Fassnacht’s primary concern regarding snowmaking centers on its timing – specifically, when resorts draw water from streams. If water is extracted during periods of low flow, he warns, it could have profoundly detrimental effects on aquatic life. In an effort to reduce their reliance on fresh water, some resorts, such as Big Sky in Montana, have begun to produce snow from treated wastewater. While this practice has been lauded by conservation groups as a "win-win for the health of our rivers and the resort economy," it remains a contentious issue.

The ski area in Flagstaff, Arizona, initiated the use of reclaimed wastewater for snowmaking in 2013. This involved spraying treated sewage onto a mountain that holds deep spiritual significance for local Indigenous peoples and members of thirteen Native American tribes. This practice, along with the ensuing protests, continues to be a source of ongoing contention.

Viewed holistically, snowmaking can be interpreted as an adaptation strategy to climate change. However, researchers are increasingly questioning whether it represents a maladaptation – a response that, while seemingly addressing one problem, inadvertently exacerbates climate change itself. A 2022 study published in the Journal of Sustainable Tourism concluded that the environmental impacts of snowmaking are highly dependent on a resort’s geographical location. In regions with relatively clean electricity grids and robust water security, such as Washington, the environmental footprint of snowmaking is considerably less pronounced than in states like New Mexico, Colorado, Nevada, and Wyoming, where electricity generation relies more heavily on carbon-intensive sources and water stress is more acute. Although many of these states have outlined plans to decarbonize their electricity grids in the coming decades, projections indicate that water scarcity is expected to intensify over the same period.

The researchers also underscored the significance of travel-related impacts associated with snowmaking. Their findings suggest that, on average, skiers travel only 36 miles before their transportation-related carbon dioxide emissions exceed those generated at a ski area. Consequently, if snowmaking encourages skiers to patronize more local mountains rather than undertaking long-distance travel, it could potentially result in a net positive environmental outcome.

The prognosis for the future of skiing, particularly at coastal locations and lower elevations, appears increasingly grim. Jesse Ritner, an assistant professor of history at Georgia College & State University and author of a forthcoming book on snowmaking, candidly states that "the ski industry is screwed" to a certain extent.
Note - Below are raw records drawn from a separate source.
_HERE = os.path.dirname(os.path.abspath(__file__))
LIB_PATH = os.environ.get("WDIFF_LIB") or os.path.join(_HERE, "libwdiff_hip.so")
HEADER_PATH = os.path.join(os.path.dirname(_HERE), "include", "wdiff_hip.h")

WD_OK, WD_EINVAL, WD_ELAUNCH, WD_ESTATE = 0, -1, -2, -3
ACT_NONE, ACT_SILU, ACT_GEGLU = 0, 1, 2
NCLASS = 13
CLASS_NAMES = ("gemm", "gn_stats", "gn_apply", "layernorm", "attention", "other", "gemm_other_tiles", "gemm_splitk_reduce",
               "gemm_two_per_cu", "gemm_weights_to_registers", "feed_forward_fused", "weight_gradient", "gemm_small_maps_whole_k")

_vp = C.c_void_p
_i = C.c_int
_f = C.c_float
_u64 = C.c_uint64


class WdSrc(C.Structure):
    _fields_ = [("hi", _vp), ("lo", _vp), ("gather", _vp), ("ld", C.c_int32), ("c", C.c_int32),
                ("ntaps", C.c_int32), ("hw_src", C.c_int32)]
# ... 7 lines not shown
                ("out_hi", _vp), ("out_lo", _vp), ("out_pl_ld", C.c_int32), ("tile", C.c_int32),
                ("w_layout", C.c_int32), ("slab_rows", C.c_int32), ("ksplit", C.c_int32), ("ws", _vp),
                ("ws_floats", C.c_int64), ("stat_part", _vp), ("stat_cpg", C.c_int32), ("dbg", C.c_int32),
                ("tickets", _vp), ("ntickets", C.c_int32), ("gn_gamma", _vp), ("gn_beta", _vp), ("gn_eps", C.c_float),
                ("gn_silu", C.c_int32), ("gn_cpg", C.c_int32), ("a32", _vp), ("a32_ld", C.c_int32), ("a32_part", _vp),
                ("a32_nchunk", C.c_int32), ("a32_pcpg", C.c_int32), ("a32_cpg", C.c_int32), ("a32_gamma", _vp), ("a32_beta", _vp),
                ("a32_eps", C.c_float), ("a32_silu", C.c_int32), ("ln_gamma", _vp), ("ln_beta", _vp), ("ln_eps", C.c_float),
                ("w_ngroups", C.c_int32), ("w_group_stride", C.c_int64)]


class WdFfArgs(C.Structure):
    _fields_ = [("x_hi", _vp), ("x_lo", _vp), ("x_ld", C.c_int32), ("m", C.c_int32), ("c", C.c_int32), ("inner", C.c_int32),
                ("w1_hi", _vp), ("w1_lo", _vp), ("b1", _vp), ("w2_hi", _vp), ("w2_lo", _vp), ("b2", _vp), ("resid", _vp),
                ("resid_ld", C.c_int32), ("out_f32", _vp), ("out_ld", C.c_int32), ("out_hi", _vp), ("out_lo", _vp),
                ("out_pl_ld", C.c_int32), ("w3_hi", _vp), ("w3_lo", _vp), ("b3", _vp), ("resid3", _vp), ("resid3_ld", C.c_int32),
                ("stat_part", _vp), ("stat_cpg", C.c_int32), ("hw_out", C.c_int32), ("npass", C.c_int32)]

Nevertheless, he acknowledges that snowmaking will undoubtedly become progressively more vital.

The ski industry is acutely aware of these impending challenges. In 2019, Vail Resorts invested in 421 new snow guns for its Colorado mountain, a move characterized as the "largest snowmaking expansion in North American history." Other resorts, such as Bogus Basin in Idaho, are exploring innovative techniques like snowfarming, which involves collecting and storing snow from previous seasons to deploy in the subsequent winter.

Despite these proactive measures, resorts remain vulnerable to unfavorable winter conditions. Earlier this year, Vail Resorts informed investors that significantly reduced snowfall in Western states had led to a 20% decline in visitation across its North American properties. Michael Pidwirny, an associate professor at the University of British Columbia specializing in climate change and skiing, observes that years with poor snowfall, once a rarity, are becoming more frequent and are projected to increase further. He questions the efficacy of snowmaking when temperatures become too warm to initiate the process, as it requires a "wet bulb temperature" – a measure combining air temperature and humidity – below 28 degrees Fahrenheit. Pidwirny predicts that Whistler Blackcomb, a prominent Vail-owned resort in his home province, may face conditions where one out of every two years is too compromised to support quality skiing by approximately 2050 or 2060. He suggests that resorts will inevitably need to adapt by acknowledging the reduced certainty of annual ski seasons. Ultimately, even the extensive use of snowmaking may not be sufficient to alter this trajectory.